Records contained in a dataset
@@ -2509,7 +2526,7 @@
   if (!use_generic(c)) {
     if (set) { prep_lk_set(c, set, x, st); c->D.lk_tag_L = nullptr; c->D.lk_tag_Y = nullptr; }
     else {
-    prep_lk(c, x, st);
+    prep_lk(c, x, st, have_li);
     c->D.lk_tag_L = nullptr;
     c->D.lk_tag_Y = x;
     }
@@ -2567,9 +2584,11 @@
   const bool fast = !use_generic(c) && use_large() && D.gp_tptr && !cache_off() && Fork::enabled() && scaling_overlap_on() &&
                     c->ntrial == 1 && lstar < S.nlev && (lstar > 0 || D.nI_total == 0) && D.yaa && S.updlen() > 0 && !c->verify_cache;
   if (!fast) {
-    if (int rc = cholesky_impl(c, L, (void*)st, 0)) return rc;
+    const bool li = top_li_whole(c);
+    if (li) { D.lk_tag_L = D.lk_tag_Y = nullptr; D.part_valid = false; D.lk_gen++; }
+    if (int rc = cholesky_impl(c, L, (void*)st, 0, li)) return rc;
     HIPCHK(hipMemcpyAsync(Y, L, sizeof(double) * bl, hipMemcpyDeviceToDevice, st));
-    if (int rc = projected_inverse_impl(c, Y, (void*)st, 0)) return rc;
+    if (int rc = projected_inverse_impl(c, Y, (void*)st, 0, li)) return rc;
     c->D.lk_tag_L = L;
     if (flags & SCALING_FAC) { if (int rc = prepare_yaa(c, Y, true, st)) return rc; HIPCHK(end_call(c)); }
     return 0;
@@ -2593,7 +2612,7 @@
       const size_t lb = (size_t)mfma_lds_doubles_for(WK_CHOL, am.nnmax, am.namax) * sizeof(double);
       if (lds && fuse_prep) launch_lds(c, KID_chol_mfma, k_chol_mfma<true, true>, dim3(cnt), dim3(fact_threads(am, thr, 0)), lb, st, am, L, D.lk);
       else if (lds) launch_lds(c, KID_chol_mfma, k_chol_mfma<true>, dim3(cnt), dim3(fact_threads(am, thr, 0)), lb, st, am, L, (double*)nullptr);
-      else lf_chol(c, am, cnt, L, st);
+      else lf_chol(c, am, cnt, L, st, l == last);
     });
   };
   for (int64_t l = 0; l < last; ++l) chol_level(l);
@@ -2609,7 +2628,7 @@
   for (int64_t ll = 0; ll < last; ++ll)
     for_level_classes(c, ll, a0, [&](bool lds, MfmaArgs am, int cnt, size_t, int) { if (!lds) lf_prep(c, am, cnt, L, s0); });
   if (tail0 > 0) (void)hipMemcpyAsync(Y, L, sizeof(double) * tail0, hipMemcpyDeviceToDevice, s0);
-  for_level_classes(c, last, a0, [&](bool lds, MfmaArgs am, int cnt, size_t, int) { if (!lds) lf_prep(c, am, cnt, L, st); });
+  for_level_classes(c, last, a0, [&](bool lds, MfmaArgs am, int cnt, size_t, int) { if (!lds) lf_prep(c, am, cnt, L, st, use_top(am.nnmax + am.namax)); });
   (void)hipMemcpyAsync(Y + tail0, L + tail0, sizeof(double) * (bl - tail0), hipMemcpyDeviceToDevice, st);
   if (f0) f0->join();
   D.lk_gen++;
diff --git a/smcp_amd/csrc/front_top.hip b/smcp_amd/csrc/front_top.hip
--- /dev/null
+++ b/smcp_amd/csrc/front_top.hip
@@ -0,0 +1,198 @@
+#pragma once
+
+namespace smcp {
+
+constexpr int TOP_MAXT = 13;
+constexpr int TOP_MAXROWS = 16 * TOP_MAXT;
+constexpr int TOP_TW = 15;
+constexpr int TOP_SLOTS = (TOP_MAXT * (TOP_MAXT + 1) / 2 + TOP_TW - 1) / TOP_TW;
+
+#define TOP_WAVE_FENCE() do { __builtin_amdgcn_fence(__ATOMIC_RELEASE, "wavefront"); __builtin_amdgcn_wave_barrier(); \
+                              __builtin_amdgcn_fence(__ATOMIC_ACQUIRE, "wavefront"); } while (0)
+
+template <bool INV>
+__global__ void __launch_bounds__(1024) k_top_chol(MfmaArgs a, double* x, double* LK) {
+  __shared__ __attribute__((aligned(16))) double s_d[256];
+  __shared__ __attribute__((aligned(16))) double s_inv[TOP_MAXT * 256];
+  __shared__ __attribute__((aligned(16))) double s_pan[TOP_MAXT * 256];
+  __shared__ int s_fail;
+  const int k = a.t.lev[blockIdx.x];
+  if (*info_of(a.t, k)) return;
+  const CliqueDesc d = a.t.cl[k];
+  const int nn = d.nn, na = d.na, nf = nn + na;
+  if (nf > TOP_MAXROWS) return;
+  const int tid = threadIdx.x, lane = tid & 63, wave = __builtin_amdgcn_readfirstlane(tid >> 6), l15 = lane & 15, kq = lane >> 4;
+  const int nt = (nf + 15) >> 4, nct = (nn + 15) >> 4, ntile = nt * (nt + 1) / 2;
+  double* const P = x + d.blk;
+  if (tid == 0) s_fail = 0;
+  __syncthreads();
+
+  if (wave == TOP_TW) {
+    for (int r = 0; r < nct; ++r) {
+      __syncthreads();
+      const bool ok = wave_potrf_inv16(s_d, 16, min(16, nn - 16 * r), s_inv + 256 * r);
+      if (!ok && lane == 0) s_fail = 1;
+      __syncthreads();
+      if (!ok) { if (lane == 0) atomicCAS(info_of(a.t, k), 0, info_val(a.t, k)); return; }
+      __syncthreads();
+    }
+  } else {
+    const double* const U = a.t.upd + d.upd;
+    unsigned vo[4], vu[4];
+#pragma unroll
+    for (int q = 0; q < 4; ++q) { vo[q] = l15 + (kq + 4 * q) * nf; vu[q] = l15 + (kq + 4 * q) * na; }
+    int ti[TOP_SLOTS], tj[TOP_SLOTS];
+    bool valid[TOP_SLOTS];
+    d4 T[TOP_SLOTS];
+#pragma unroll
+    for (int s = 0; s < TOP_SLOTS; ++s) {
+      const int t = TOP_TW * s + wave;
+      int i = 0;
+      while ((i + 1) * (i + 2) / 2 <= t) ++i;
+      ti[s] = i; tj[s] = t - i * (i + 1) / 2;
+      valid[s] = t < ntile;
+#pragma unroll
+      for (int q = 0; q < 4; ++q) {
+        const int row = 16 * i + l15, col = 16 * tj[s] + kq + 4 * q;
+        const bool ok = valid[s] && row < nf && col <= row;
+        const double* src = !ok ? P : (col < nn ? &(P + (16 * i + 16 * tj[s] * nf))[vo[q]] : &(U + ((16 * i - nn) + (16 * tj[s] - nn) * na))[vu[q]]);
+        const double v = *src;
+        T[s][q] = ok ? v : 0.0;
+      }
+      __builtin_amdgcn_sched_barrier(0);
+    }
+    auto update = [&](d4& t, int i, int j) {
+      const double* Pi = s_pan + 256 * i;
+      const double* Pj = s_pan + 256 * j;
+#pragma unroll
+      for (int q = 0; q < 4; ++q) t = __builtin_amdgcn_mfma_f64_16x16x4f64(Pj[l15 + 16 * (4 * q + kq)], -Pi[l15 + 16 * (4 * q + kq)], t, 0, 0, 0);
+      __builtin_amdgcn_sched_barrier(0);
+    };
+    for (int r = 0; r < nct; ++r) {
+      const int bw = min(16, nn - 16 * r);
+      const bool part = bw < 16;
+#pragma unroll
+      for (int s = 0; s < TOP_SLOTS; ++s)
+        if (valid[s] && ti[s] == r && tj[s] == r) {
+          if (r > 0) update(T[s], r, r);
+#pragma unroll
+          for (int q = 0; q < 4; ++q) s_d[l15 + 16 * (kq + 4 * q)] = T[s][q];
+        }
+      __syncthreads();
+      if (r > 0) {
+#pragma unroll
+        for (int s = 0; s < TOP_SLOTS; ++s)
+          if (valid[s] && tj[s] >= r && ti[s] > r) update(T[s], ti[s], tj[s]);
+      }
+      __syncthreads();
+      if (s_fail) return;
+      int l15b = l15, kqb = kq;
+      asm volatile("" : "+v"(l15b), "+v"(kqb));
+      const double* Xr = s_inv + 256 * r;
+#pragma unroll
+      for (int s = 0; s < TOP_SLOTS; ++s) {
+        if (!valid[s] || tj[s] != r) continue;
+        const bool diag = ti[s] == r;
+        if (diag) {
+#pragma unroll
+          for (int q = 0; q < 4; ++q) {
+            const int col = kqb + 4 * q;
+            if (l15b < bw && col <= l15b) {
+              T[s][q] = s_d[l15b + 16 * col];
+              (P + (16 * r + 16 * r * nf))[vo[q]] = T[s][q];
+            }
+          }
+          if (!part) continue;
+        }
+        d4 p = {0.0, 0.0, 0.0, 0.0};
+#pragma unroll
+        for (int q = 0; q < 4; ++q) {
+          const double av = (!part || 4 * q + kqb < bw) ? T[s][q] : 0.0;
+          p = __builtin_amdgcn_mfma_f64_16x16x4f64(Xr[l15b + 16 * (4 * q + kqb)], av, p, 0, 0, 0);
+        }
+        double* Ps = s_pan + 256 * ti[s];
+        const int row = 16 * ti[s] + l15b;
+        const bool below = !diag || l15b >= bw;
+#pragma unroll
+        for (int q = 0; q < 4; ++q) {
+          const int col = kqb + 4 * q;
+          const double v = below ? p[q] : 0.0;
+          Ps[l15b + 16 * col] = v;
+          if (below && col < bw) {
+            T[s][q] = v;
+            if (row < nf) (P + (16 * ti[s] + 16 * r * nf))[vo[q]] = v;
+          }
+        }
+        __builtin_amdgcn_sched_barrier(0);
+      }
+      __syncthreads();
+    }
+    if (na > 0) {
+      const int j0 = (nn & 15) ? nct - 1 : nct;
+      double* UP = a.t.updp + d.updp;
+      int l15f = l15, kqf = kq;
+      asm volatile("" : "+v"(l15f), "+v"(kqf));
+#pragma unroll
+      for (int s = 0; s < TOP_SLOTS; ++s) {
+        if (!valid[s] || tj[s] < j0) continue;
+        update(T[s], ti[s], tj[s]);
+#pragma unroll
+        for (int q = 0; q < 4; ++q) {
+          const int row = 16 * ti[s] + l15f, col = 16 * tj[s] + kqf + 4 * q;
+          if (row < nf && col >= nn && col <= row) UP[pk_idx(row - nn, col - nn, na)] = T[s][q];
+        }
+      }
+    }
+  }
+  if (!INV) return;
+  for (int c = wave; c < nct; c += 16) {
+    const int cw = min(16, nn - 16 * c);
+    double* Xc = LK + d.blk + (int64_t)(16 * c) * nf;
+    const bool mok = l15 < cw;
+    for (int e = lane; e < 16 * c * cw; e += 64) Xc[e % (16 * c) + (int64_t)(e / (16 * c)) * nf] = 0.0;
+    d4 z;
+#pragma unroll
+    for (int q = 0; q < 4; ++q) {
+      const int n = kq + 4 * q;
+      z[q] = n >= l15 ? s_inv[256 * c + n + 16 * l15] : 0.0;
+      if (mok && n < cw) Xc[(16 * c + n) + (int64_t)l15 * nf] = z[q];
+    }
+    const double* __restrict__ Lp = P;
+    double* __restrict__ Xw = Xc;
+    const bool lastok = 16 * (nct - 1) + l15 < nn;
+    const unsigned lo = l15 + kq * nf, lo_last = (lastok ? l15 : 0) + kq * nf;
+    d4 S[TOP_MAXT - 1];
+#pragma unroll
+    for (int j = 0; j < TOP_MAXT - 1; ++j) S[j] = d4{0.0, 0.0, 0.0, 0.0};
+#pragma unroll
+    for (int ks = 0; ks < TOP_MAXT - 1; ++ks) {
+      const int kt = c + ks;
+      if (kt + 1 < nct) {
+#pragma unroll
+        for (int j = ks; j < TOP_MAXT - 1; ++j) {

(YOUR INSTRUCTIONS): In the lines above, find each one with "void" and list it.

(WRITTEN SOLUTION):
-    if (int rc = cholesky_impl(c, L, (void*)st, 0)) return rc;
+    if (int rc = cholesky_impl(c, L, (void*)st, 0, li)) return rc;
-    if (int rc = projected_inverse_impl(c, Y, (void*)st, 0)) return rc;
+    if (int rc = projected_inverse_impl(c, Y, (void*)st, 0, li)) return rc;
   if (tail0 > 0) (void)hipMemcpyAsync(Y, L, sizeof(double) * tail0, hipMemcpyDeviceToDevice, s0);
   (void)hipMemcpyAsync(Y + tail0, L + tail0, sizeof(double) * (bl - tail0), hipMemcpyDeviceToDevice, st);
+__global__ void __launch_bounds__(1024) k_top_chol(MfmaArgs a, double* x, double* LK) {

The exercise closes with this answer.